Pourquoi l’énergie est-elle selon vous un secteur à fort potentiel ?

Parce qu’il est en pleine transformation, entre consolidation de filières industrielles et nouveaux métiers autour de l’agrégation de données, des services d’efficacité énergétique, des effacements… Travailler sur la réorganisation de la chaîne de valeur de l’énergie est simplement passionnant

Quelles sont les évolutions actuelles que vous observez sur le marché de l’énergie ?

Le marché de l’énergie évolue en fonction de deux tendances de fond :

    • la fin d’un système vertical et centralisé de production et de distribution de l’énergie, au profit de sources diversifiées et localisées (citons par exemple l’énergie photovoltaïque qui a l’avantage d’être une ressource alternative, renouvelable, produite et utilisée sur place),
    • une croissance continue des besoins énergétiques mondiaux attendue jusqu’en 2050, en particulier dans les villes qui poussent à accélérer les politiques ou actions d’efficacité énergétique.

A lire également : Secteur de l’énergie en France : faites le plein… de chiffres clés !


Quels sont les défis des acteurs du marché pour aborder cette nouvelle donne ?

Nous sommes arrivés au bout d’un cycle dont les pas de temps sont de plus en plus courts. Un nouveau cycle démarre qui implique une manière de nouvelle de produire et distribuer l’énergie.
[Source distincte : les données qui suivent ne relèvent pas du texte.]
# hedgepigdaniel/video-annotator

Hardware: AMD Instinct MI355X
Metric: stabilized frames/sec at 4K NV12, 1/2/4/8 GPU; remap % HBM roofline (higher is better)
Workload: dtype u8 pixels / f32 map / f64 rotations

## Files before the change

video-annotator_amd/csrc/vstab_pyramid.hip:

```cpp
#include <algorithm>

#include <hip/hip_ext.h>

#include "vstab_internal.hpp"
#include "vstab_track.hpp"
#include "vstab_track_device.hpp"

namespace vstab {

__device__ __forceinline__ uint32_t udot4(uint32_t a, uint32_t b, uint32_t c) { return __builtin_amdgcn_udot4(a, b, c, false); }

__device__ __forceinline__ uint32_t pyr_down_dot4x4(const uint32_t (&d)[5][4]) {
    uint32_t acc[4] = {128u, 128u, 128u, 128u};
#pragma unroll
    for (int j = 0; j < 5; j++) {
        const uint32_t k = j == 0 || j == 4 ? 1u : j == 2 ? 6u : 4u;
        const uint32_t w_hi2 = (k << 16) | (4 * k << 24);
        const uint32_t w_lo3 = 6 * k | (4 * k << 8) | (k << 16);
        const uint32_t w_all = k | (4 * k << 8) | (6 * k << 16) | (4 * k << 24);
        acc[0] = udot4(d[j][1], w_lo3, udot4(d[j][0], w_hi2, acc[0]));
        acc[1] = udot4(d[j][2], k, udot4(d[j][1], w_all, acc[1]));
        acc[2] = udot4(d[j][2], w_lo3, udot4(d[j][1], w_hi2, acc[2]));
        acc[3] = udot4(d[j][3], k, udot4(d[j][2], w_all, acc[3]));
    }
    const uint32_t p01 = __builtin_amdgcn_perm(acc[1], acc[0], 0x0c0c0501u), p23 = __builtin_amdgcn_perm(acc[3], acc[2], 0x0c0c0501u);
    return __builtin_amdgcn_perm(p23, p01, 0x05040100u);
}

template <bool EDGE, bool NEAR, bool COPY = false>
__device__ __forceinline__ uint32_t pyr_down_group4(const uint8_t *__restrict__ src, uint32_t spitch, int sw, int sh, int x0, int y, bool vec_ok,
                                                    uint8_t *__restrict__ cp = nullptr, uint32_t cpitch = 0) {
    const int sx0 = 2 * x0 - 4;
    const uint8_t *row[5];
#pragma unroll
    for (int j = 0; j < 5; j++) {
        const int ry = 2 * y - 2 + j;
        row[j] = src + (uint32_t)(NEAR ? min(abs(ry), 2 * sh - 2 - abs(ry)) : reflect101(ry, sh)) * spitch;
    }
    uint32_t d[5][4];
    if (!EDGE) {
        if (y >= 1 && 2 * y + 2 < sh) {
            const uint8_t *r0 = src + (size_t)(uint32_t)(2 * y - 2) * spitch + sx0;
#pragma unroll
            for (int j = 0; j < 5; j++) {
                const uint4 v = *reinterpret_cast<const uint4 *>(r0 + (size_t)j * spitch);
                d[j][0] = v.x, d[j][1] = v.y, d[j][2] = v.z, d[j][3] = v.w;
            }
        } else {
#pragma unroll
            for (int j = 0; j < 5; j++) {
                const uint32_t *p = reinterpret_cast<const uint32_t *>(row[j] + sx0);
                d[j][0] = p[0], d[j][1] = p[1], d[j][2] = p[2], d[j][3] = p[3];
            }
        }
    } else {
#pragma unroll
        for (int q = 0; q < 4; q++) {
            const int gx = sx0 + 4 * q;
            if (vec_ok && gx >= 0 && gx + 4 <= sw) {
#pragma unroll
                for (int j = 0; j < 5; j++) d[j][q] = *reinterpret_cast<const uint32_t *>(row[j] + gx);
            } else {
                int col[4];
#pragma unroll
                for (int i = 0; i < 4; i++) col[i] = NEAR ? min(abs(gx + i), 2 * sw - 2 - abs(gx + i)) : reflect101(gx + i, sw);
#pragma unroll
                for (int j = 0; j < 5; j++)
                    d[j][q] = (uint32_t)row[j][col[0]] | ((uint32_t)row[j][col[1]] << 8) | ((uint32_t)row[j][col[2]] << 16) | ((uint32_t)row[j][col[3]] << 24);
            }
        }
    }
    if (COPY) {
#pragma unroll
        for (int jj = 2; jj <= 3; jj++) {
            const int r = 2 * y + jj - 2;
            if (r >= sh) break;
            uint8_t *o = cp + (uint32_t)r * cpitch + (uint32_t)(2 * x0);
            if (!EDGE) {
                *reinterpret_cast<uint2 *>(o) = make_uint2(d[jj][1], d[jj][2]);
            } else {
#pragma unroll
                for (int b = 0; b < 8; b++)
                    if (2 * x0 + b < sw) o[b] = (uint8_t)((b < 4 ? d[jj][1] : d[jj][2]) >> (8 * (b & 3)));
            }
        }
    }
    return pyr_down_dot4x4(d);
}

template <bool EDGE, bool NEAR, bool COPY = false>
__device__ __forceinline__ void pyr_down_group(const uint8_t *__restrict__ src, uint32_t spitch, int sw, int sh, uint8_t *__restrict__ dst, size_t dpitch,
                                               int dw, int x0, int y, bool vec_ok, uint8_t *__restrict__ cp = nullptr, uint32_t cpitch = 0) {
    const uint32_t out = pyr_down_group4<EDGE, NEAR, COPY>(src, spitch, sw, sh, x0, y, vec_ok, cp, cpitch);
    uint8_t *o = dst + (size_t)((uint32_t)y * (uint32_t)dpitch) + x0;
    if (!EDGE) {
        *reinterpret_cast<uint32_t *>(o) = out;
    } else {
        for (int c = 0; c < 4 && x0 + c < dw; c++) o[c] = (uint8_t)(out >> (8 * c));
    }
}

template <bool COPY>
__device__ __forceinline__ void pyr_down_dispatch(const uint8_t *__restrict__ src, uint32_t spitch, int sw, int sh, uint8_t *__restrict__ dst, size_t dpitch, int dw,
                                                  int dh, int vec_ok, int g_lo, int g_hi, int nbx, int nb_edge, int n_groups, int near,
                                                  uint8_t *__restrict__ cp = nullptr, uint32_t cpitch = 0) {
    if ((int)blockIdx.x >= nb_edge) {
        const int b = blockIdx.x - nb_edge, by = b / nbx, bx = b - by * nbx;
        const int g = g_lo + bx * 64 + (threadIdx.x & 63), y = by * 4 + (threadIdx.x >> 6);
        if (g >= g_hi || y >= dh) return;
        pyr_down_group<false, true, COPY>(src, spitch, sw, sh, dst, dpitch, dw, 4 * g, y, true, cp, cpitch);
    } else {
        const int n_edge = n_groups - (g_hi - g_lo);
        const int e = blockIdx.x * 256 + threadIdx.x;
        const int y = e / n_edge, i = e - y * n_edge;
        if (y >= dh) return;
        const int g = i < g_lo ? i : g_hi + (i - g_lo);
        if (near)
            pyr_down_group<true, true, COPY>(src, spitch, sw, sh, dst, dpitch, dw, 4 * g, y, vec_ok != 0, cp, cpitch);
        else
            pyr_down_group<true, false, COPY>(src, spitch, sw, sh, dst, dpitch, dw, 4 * g, y, vec_ok != 0, cp, cpitch);
    }
}

__global__ void __launch_bounds__(256) k_pyr_down(const uint8_t *__restrict__ src, size_t spitch, int sw, int sh,
                                                  uint8_t *__restrict__ dst, size_t dpitch, int dw, int dh, int vec_ok, int g_lo, int g_hi,
                                                  int nbx, int nb_edge, int n_groups, int near) {
    pyr_down_dispatch<false>(src, (uint32_t)spitch, sw, sh, dst, dpitch, dw, dh, vec_ok, g_lo, g_hi, nbx, nb_edge, n_groups, near);
}

__global__ void __launch_bounds__(256) k_pack_pyr(const uint8_t *__restrict__ src, uint32_t spitch, int sw, int sh, uint8_t *__restrict__ dst, uint32_t dpitch,
                                                  int dw, int dh, int vec_ok, int g_lo, int g_hi, int nbx, int nb_edge, int n_groups, int near, int nb_pyr,
                                                  const uint8_t *__restrict__ uv, uint32_t uvpitch, uint8_t *__restrict__ ring, uint32_t rpitch, int uv_vec) {
    if ((int)blockIdx.x >= nb_pyr) {
        uint8_t *cdst = ring + (uint32_t)sh * rpitch;
        const int rows = sh / 2;
        if (uv_vec) {
            const int vecs = sw / 16;
            for (int e = ((int)blockIdx.x - nb_pyr) * 256 + threadIdx.x; e < rows * vecs; e += ((int)gridDim.x - nb_pyr) * 256) {
                const int r = e / vecs, c = e - r * vecs;
                reinterpret_cast<uint4 *>(cdst + (uint32_t)r * rpitch)[c] = reinterpret_cast<const uint4 *>(uv + (uint32_t)r * uvpitch)[c];
            }
        } else {
            for (int e = ((int)blockIdx.x - nb_pyr) * 256 + threadIdx.x; e < rows * sw; e += ((int)gridDim.x - nb_pyr) * 256) {
                const int r = e / sw, c = e - r * sw;
                cdst[(uint32_t)r * rpitch + c] = uv[(uint32_t)r * uvpitch + c];
            }
        }
        return;
    }
    pyr_down_dispatch<true>(src, spitch, sw, sh, dst, dpitch, dw, dh, vec_ok, g_lo, g_hi, nbx, nb_edge, n_groups, near, ring, rpitch);
}

constexpr int P2_TW = 16, P2_TH = 10;
constexpr int P2_MG = (2 * P2_TW + 5 + 3) / 4, P2_MW = 4 * P2_MG;
constexpr int P2_MH = 2 * P2_TH + 3;
constexpr int P2_ITEMS = P2_MG * P2_MH, P2_ROUNDS = (P2_ITEMS + 255) / 256;
static_assert(P2_TW % 4 == 0 && 2 * P2_TW + 5 <= P2_MW, "the region holds the taps of the tile's last output");

template <bool NEAR>
__device__ __forceinline__ void pyr_down_x2_tile(const uint8_t *__restrict__ src, uint32_t spitch, int sw, int sh, uint8_t *__restrict__ mid, uint32_t mpitch, int mw,
                                                 int mh, uint8_t *__restrict__ dst, uint32_t dpitch, int dw, int dh, bool vec_ok, bool dst_vec_ok,
                                                 uint8_t (&smid)[P2_MH][P2_MW]) {
    const int tid = threadIdx.x;
    const int x0 = blockIdx.x * P2_TW, y0 = blockIdx.y * P2_TH;
    const int mx0 = 2 * x0 - 4, my0 = 2 * y0 - 2;
    const bool interior = vec_ok && mx0 >= 2 && my0 >= 1 && mx0 + P2_MW <= mw && my0 + P2_MH <= mh && 2 * (mx0 + P2_MW) + 4 <= sw && 2 * (my0 + P2_MH) + 1 <= sh;
    if (interior) {
        uint32_t d[P2_ROUNDS][5][4];
#pragma unroll
        for (int k = 0; k < P2_ROUNDS; k++) {
            const int it = min(tid + 256 * k, P2_ITEMS - 1);
            const int ry = it / P2_MG, g = it - ry * P2_MG;
            const uint8_t *r0 = src + (uint32_t)(2 * (my0 + ry) - 2) * spitch + (uint32_t)(2 * (mx0 + 4 * g) - 4);
#pragma unroll
            for (int j = 0; j < 5; j++) {
                const uint4 v = *reinterpret_cast<const uint4 *>(r0 + (uint32_t)j * spitch);
                d[k][j][0] = v.x, d[k][j][1] = v.y, d[k][j][2] = v.z, d[k][j][3] = v.w;
            }
        }
#pragma unroll
        for (int k = 0; k < P2_ROUNDS; k++) {
            const int it = tid + 256 * k;
            if (it >= P2_ITEMS) break;
            const int ry = it / P2_MG, g = it - ry * P2_MG;
            const uint32_t out = pyr_down_dot4x4(d[k]);
            *reinterpret_cast<uint32_t *>(&smid[ry][4 * g]) = out;
            if (g >= 1 && g <= P2_TW / 2 && ry >= 2 && ry < 2 + 2 * P2_TH) *reinterpret_cast<uint32_t *>(mid + (uint32_t)(my0 + ry) * mpitch + (mx0 + 4 * g)) = out;
        }
    } else {
#pragma unroll 1
        for (int k = 0; k < P2_ROUNDS; k++) {
            const int it = tid + 256 * k;
            if (it >= P2_ITEMS) break;
            const int ry = it / P2_MG, g = it - ry * P2_MG;
            const int my = my0 + ry, mx = mx0 + 4 * g;
            if (my < 0 || my >= mh || mx < 0 || mx >= mw) continue;
            const uint32_t out = pyr_down_group4<true, NEAR>(src, spitch, sw, sh, mx, my, vec_ok);
            *reinterpret_cast<uint32_t *>(&smid[ry][4 * g]) = out;
            if (g >= 1 && g <= P2_TW / 2 && ry >= 2 && ry < 2 + 2 * P2_TH) {
                uint8_t *o = mid + (uint32_t)my * mpitch + mx;
                if (vec_ok && mx + 4 <= mw) *reinterpret_cast<uint32_t *>(o) = out;
                else
                    for (int c = 0; c < 4 && mx + c < mw; c++) o[c] = (uint8_t)(out >> (8 * c));
            }
        }
    }
    __syncthreads();
    if (interior) {
        if (tid < (P2_TW / 4) * P2_TH) {
            const int ty = tid / (P2_TW / 4), g = tid - ty * (P2_TW / 4);
            uint32_t d[5][4];
#pragma unroll
            for (int j = 0; j < 5; j++) {
                const uint2 lo = *reinterpret_cast<const uint2 *>(&smid[2 * ty + j][8 * g]), hi = *reinterpret_cast<const uint2 *>(&smid[2 * ty + j][8 * g + 8]);
                d[j][0] = lo.x, d[j][1] = lo.y, d[j][2] = hi.x, d[j][3] = hi.y;
            }
            const uint32_t out = pyr_down_dot4x4(d);
            uint8_t *o = dst + (uint32_t)(y0 + ty) * dpitch + (x0 + 4 * g);
            if (dst_vec_ok) *reinterpret_cast<uint32_t *>(o) = out;
            else
                for (int c = 0; c < 4; c++) o[c] = (uint8_t)(out >> (8 * c));
        }
    } else {
        for (int e = tid; e < P2_TW * P2_TH; e += 256) {
            const int ty = e / P2_TW, tx = e - ty * P2_TW;
            const int x = x0 + tx, y = y0 + ty;
            if (x >= dw || y >= dh) continue;
            int col[5];
#pragma unroll
            for (int i = 0; i < 5; i++) col[i] = reflect101(2 * x - 2 + i, mw) - mx0;
            uint32_t acc = 128u;
#pragma unroll
            for (int j = 0; j < 5; j++) {
                const uint8_t *r = smid[reflect101(2 * y - 2 + j, mh) - my0];
                const uint32_t k = j == 0 || j == 4 ? 1u : j == 2 ? 6u : 4u;
                acc += k * ((uint32_t)r[col[0]] + 4u * r[col[1]] + 6u * r[col[2]] + 4u * r[col[3]] + r[col[4]]);
            }
            dst[(uint32_t)y * dpitch + x] = (uint8_t)(acc >> 8);
        }
    }
}
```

Les défis sont nombreux.
Citons par exemple :

    • la décentralisation et la multiplication des acteurs de l’énergie conduisant à une déréglementation des tarifs (dont les usagers qui changent de fournisseurs sont les premiers bénéficiaires),
    • le rapprochement géographique inéluctable des zones de production et de consommation, ce qui évite des déperditions d’énergie entre deux lieux éloignés et des délais de livraison plus longs,
    • les investissements dans les sources actuelles d’énergie pour les mutualiser et optimiser leur rendement grâce à la digitalisation. On peut noter la performance des appareils communicants et capteurs intelligents, qui détectent les besoins ou surplus en énergie des bâtiments reliés entre eux et répartissent ainsi à moindres coûts les ressources disponibles.
    • la sécurité informatique, notamment avec la data énergétique collectée auprès des clients finaux, pour comprendre leurs besoins et usages et mesurer leur efficacité énergétique. Elle doit être prise en compte afin de garantir aux usagers le respect de leurs données personnelles et la non divulgation d’informations nominatives liées à leur consommation énergétique.
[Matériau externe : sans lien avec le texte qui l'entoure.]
class SlicSeeds(ctypes.Structure):
# ... 43 lines not shown
    "obia_slic_f32_dev": (_I, [_P, _P, _I, _I, _I, _P, ctypes.POINTER(SlicParams), _P, ctypes.POINTER(_I)]),
    "obia_slic_assign_only_f32_dev": (_I, [_P, _P, _I, _I, _I, _P, ctypes.POINTER(SlicParams), _P, ctypes.POINTER(_I)]),
    "obia_slic_seeded_f32_dev": (_I, [_P, _P, _I, _I, _I, _P, ctypes.POINTER(SlicParams), ctypes.POINTER(SlicSeeds), _I, _P,
                                      ctypes.POINTER(_I)]),
    "obia_mask_centroids_dev": (_I, [_P, _P, _I, _I, _P, ctypes.c_int32, _P, ctypes.c_int64, _I, _P, _P]),
    "obia_slic_stages_f32_dev": (_I, [_P, _P, _I, _I, _I, _P, ctypes.POINTER(SlicParams), ctypes.POINTER(SlicSeeds),
                                      ctypes.POINTER(SlicStages)]),
    "obia_enforce_connectivity_i32_dev": (_I, [_P, _P, _I, _I, _I, _I, _I, _P, ctypes.POINTER(_I)]),
    "obia_zonal_stats_f32": (_I, [_P, _P, _P, _I, _I, _I, _P, _I, _I, _I, _P, _P, _P, _P, _P]),
    "obia_zonal_stats_f32_dev": (_I, [_P, _P, _P, _I, _I, _I, _P, _I, _I, _I, _P, _P, _P, _P, _P]),
    "obia_zonal_moments_f32_dev": (_I, [_P, _P, _P, _I, _I, _I, _P, _I, _I, _I, _P, _P, _P, _P]),
    "obia_zonal_moments_f32": (_I, [_P, _P, _P, _I, _I, _I, _P, _I, _I, _I, _P, _P, _P]),
    "obia_texture_stats_f32_dev": (_I, [_P, _P, _P, _I, _I, _I, _P, _I, _I, _I, _P]),
    "obia_label_edges_u8_dev": (_I, [_P, _P, _I, _I, _P, _P]),
    "obia_sample_labels_i32_dev": (_I, [_P, _P, _I, _I, _P, _P, ctypes.c_int64, _I, _P]),
    "obia_cost_bands_f32_dev": (_I, [_P, _P, ctypes.c_int64, _P, _P]),
    "obia_cost_ndvi_f32_dev": (_I, [_P, _P, _P, ctypes.c_int64, _P]),
    "obia_cost_sobel_f32_dev": (_I, [_P, _P, _I, _I, _P]),
    "obia_cost_select_dev": (_I, [_P, _P, _I, ctypes.c_int64, ctypes.c_double, ctypes.c_double, _P, _P]),
    "obia_cost_entropy_f32_dev": (_I, [_P, _P, _I, _I, ctypes.c_double, ctypes.c_double, _P, _P]),
    "obia_cost_normalise_dev": (_I, [_P, _P, _I, ctypes.c_int64, ctypes.c_double, ctypes.c_double, _P]),
    "obia_cost_edge_count_dev": (_I, [_P, _P, _I, _I, _P]),
    "obia_cost_combine_dev": (_I, [_P, _P, _P, _P, _P, _I, _I, _P, _P, _P, _P]),
    "obia_seeds_peaks_dev": (_I, [_P, _P, _I, _I, ctypes.c_double, _I, ctypes.c_float, _P, _P, _P, _P]),
    "obia_seeds_peaks_gather_dev": (_I, [_P, _P, _P, _P, _P, _I, _I, ctypes.c_int64, _P, _P, _P, _P]),
    "obia_seeds_pair_link_dev": (_I, [_P, _P, _P, _I, _P, _I, _I, _P, ctypes.c_double, ctypes.c_double, _I, _P, ctypes.c_double, _I, _P,
                                      ctypes.POINTER(_I)]),
    "obia_seeds_pair_stats_dev": (_I, [_P, _P, _P, _I, _P, _I, _I, _P, ctypes.c_double, ctypes.c_double, _I, _P, _P, _P]),
    "obia_seeds_pair_matrix_dev": (_I, [_P, _P, _P, _I, _P, _I, _I, _P, ctypes.c_double, ctypes.c_double, _I, _P, _P]),
    "obia_polygon_count_i32_dev": (_I, [_P, _P, _I, _I, _I, _P, _P]),
    "obia_polygon_rings_i32_dev": (_I, [_P, _P, _I, _I, _I, ctypes.c_int64, ctypes.c_int64, _P, _P, _P, _P, _P, _P]),
    "obia_rasterize_polygons_dev": (_I, [_P, _P, _P, ctypes.c_int64, _P, _P, ctypes.c_int64, _I, _I, ctypes.c_int32, _P]),
    "obia_rasterize_info": (_I, [ctypes.POINTER(ctypes.c_int64)]),
    "obia_quickshift_f32": (_I, [_P, _P, _I, _I, _I, ctypes.c_double, ctypes.c_double, ctypes.c_double, ctypes.c_double, _I, _P, _I, _P, ctypes.POINTER(_I)]),
    "obia_quickshift_f32_dev": (_I, [_P, _P, _I, _I, _I, ctypes.c_double, ctypes.c_double, ctypes.c_double, ctypes.c_double, _I, _P, _I, _P, ctypes.POINTER(_I)]),
    "obia_quickshift_stages_f32_dev": (_I, [_P, _P, _I, _I, _I, ctypes.c_double, ctypes.c_double, ctypes.c_double, ctypes.c_double, _I, _P, _I, _P,
                                            ctypes.POINTER(_I), _P, _P, _P, _P, _P, _P]),
    "obia_tiled_slic_f32_dev": (_I, [_P, _P, _P, _I, _I, _I, ctypes.POINTER(TilingParams), ctypes.POINTER(SlicParams), _P,
                                     ctypes.POINTER(ctypes.c_int64)]),
    "obia_tiled_slic_f32": (_I, [_P, _P, _P, _I, _I, _I, ctypes.POINTER(TilingParams), ctypes.POINTER(SlicParams), _P,
                                 ctypes.POINTER(ctypes.c_int64)]),
    "obia_tiled_slic_seeded_f32_dev": (_I, [_P, _P, _P, _I, _I, _I, ctypes.POINTER(TilingParams), ctypes.POINTER(SlicParams), _I, PickFn, _P,
                                            _P, ctypes.POINTER(ctypes.c_int64)]),
    "obia_tiled_slic_seeded_f32": (_I, [_P, _P, _P, _I, _I, _I, ctypes.POINTER(TilingParams), ctypes.POINTER(SlicParams), _I, PickFn, _P,
                                        _P, ctypes.POINTER(ctypes.c_int64)]),
    "obia_tiler_set_seeding": (_I, [_P, _I, PickFn, _P]),
    "obia_tiler_create": (_P, [_P, _P, _P, _I, _I, _I, _I, _I, ctypes.POINTER(TilingParams), ctypes.POINTER(SlicParams), _P, _I]),
    "obia_tiler_destroy": (None, [_P]),
    "obia_tiler_run": (_I, [_P, _I, _I, _I, _I]),
    "obia_tiler_next_id": (_I, [_P]),
    "obia_tiler_set_segments": (_I, [_P, _I, _I, _P]),
    "obia_tiler_get_alive": (_I, [_P, _P, _I]),
    "obia_tiler_set_alive": (_I, [_P, _P, _I]),
    "obia_tiler_finalize": (_I, [_P, ctypes.POINTER(ctypes.c_int64)]),
    "obia_tiler_import_seam": (_I, [_P, _P, _I, _I, _I, _P, _I, _P, _P, ctypes.POINTER(ctypes.c_int), ctypes.POINTER(ctypes.c_int),
                                    ctypes.POINTER(ctypes.c_int)]),
    "obia_table_scale_dev": (_I, [_P, _P, ctypes.c_int64, _I, _P, _P, _P]),
    "obia_forest_predict_dev": (_I, [_P, _P, ctypes.c_int64, _I, ctypes.POINTER(Forest), _P, _P, _P, _P]),
    "obia_mlp_predict_dev": (_I, [_P, _P, ctypes.c_int64, _I, ctypes.POINTER(Mlp), _P, _P, _P, _P, _P]),
    "obia_table_scale_f64_dev": (_I, [_P, _P, ctypes.c_int64, _I, _P, _P, _P]),
    "obia_forest_shap_dev": (_I, [_P, _P, ctypes.c_int64, _I, ctypes.POINTER(Forest), _P, _P, _P]),
    "obia_mlp_coalition_dev": (_I, [_P, _P, ctypes.c_int64, _I, ctypes.POINTER(Mlp), _P, ctypes.c_int64, _P, ctypes.c_int64, _P]),
    "obia_shapley_combine_dev": (_I, [_P, _P, ctypes.c_int64, _I, _I, _P, _P]),
    "obia_set_profiling": (_I, [_P, _I]),
    "obia_last_timing": (ctypes.c_double, [_P, _I]),
}
EXPORTED_SYMBOLS = tuple(_SIGNATURES)
_IMAGE_SIGNATURES = {
    "obia_image_stretch_u8_dev": (_I, [_P, _P, _I, ctypes.c_int64, ctypes.c_double, ctypes.c_double, _P]),
    "obia_image_gray_hist_dev": (_I, [_P, _P, _I, ctypes.c_int64, _P, _P]),
    "obia_image_lut_u8_dev": (_I, [_P, _P, ctypes.c_int64, _P, _I, _P]),
    "obia_image_clahe_u8_dev": (_I, [_P, _P, _I, _I, _I, _I, _P]),
    "obia_image_boundaries_dev": (_I, [_P, _P, _I, _I, _P]),
    "obia_image_mark_u8_dev": (_I, [_P, _P, _I, _P, _I, _I, _P, _P, _P]),
}
SHARP_MAX_WIN = 65536
_SHARPNESS_SIGNATURES = {
    "obia_sharp_gray_lap_dev": (_I, [_P, _P, _I, _I, _I, ctypes.POINTER(ctypes.c_int32), _P, _P]),
    "obia_sharp_laplacian_dev": (_I, [_P, _P, _I, _I, _P, _P]),
    "obia_sharp_box_dev": (_I, [_P, _P, _I, _I, _I, _P, _P, _P]),
    "obia_sharp_variance_dev": (_I, [_P, _P, _I, _I, _I, _P, _P]),
    "obia_sharp_stretch_f32_dev": (_I, [_P, _P, ctypes.c_int64, ctypes.c_double, ctypes.c_double, _P]),
}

Quels sont les premiers changements à intégrer ?

Le premier pas est la prise en compte du cadre régulatoire et réglementaire, dont la loi de transition énergétique. Ensuite, vient la transformation numérique et l’exploitation des données, à des fins d’excellence opérationnelle ; c’est la priorité n°1 pour 81 % de nos clients.

Enfin, le consommateur acteur demain pilotera directement son énergie. Le virage technologique, via des plateformes d’échanges de données, des solutions mobiles, permettra d’optimiser les échanges et de valoriser la data, afin d’améliorer la connaissance client ou de créer de nouveaux services pour les énergéticiens.


Pour aller plus loin :


Pour recevoir tous les mois les articles de Datanergy, inscrivez-vous !
Clémence Michel

Publié par Clémence Michel

Digital Marketer chez Deepki.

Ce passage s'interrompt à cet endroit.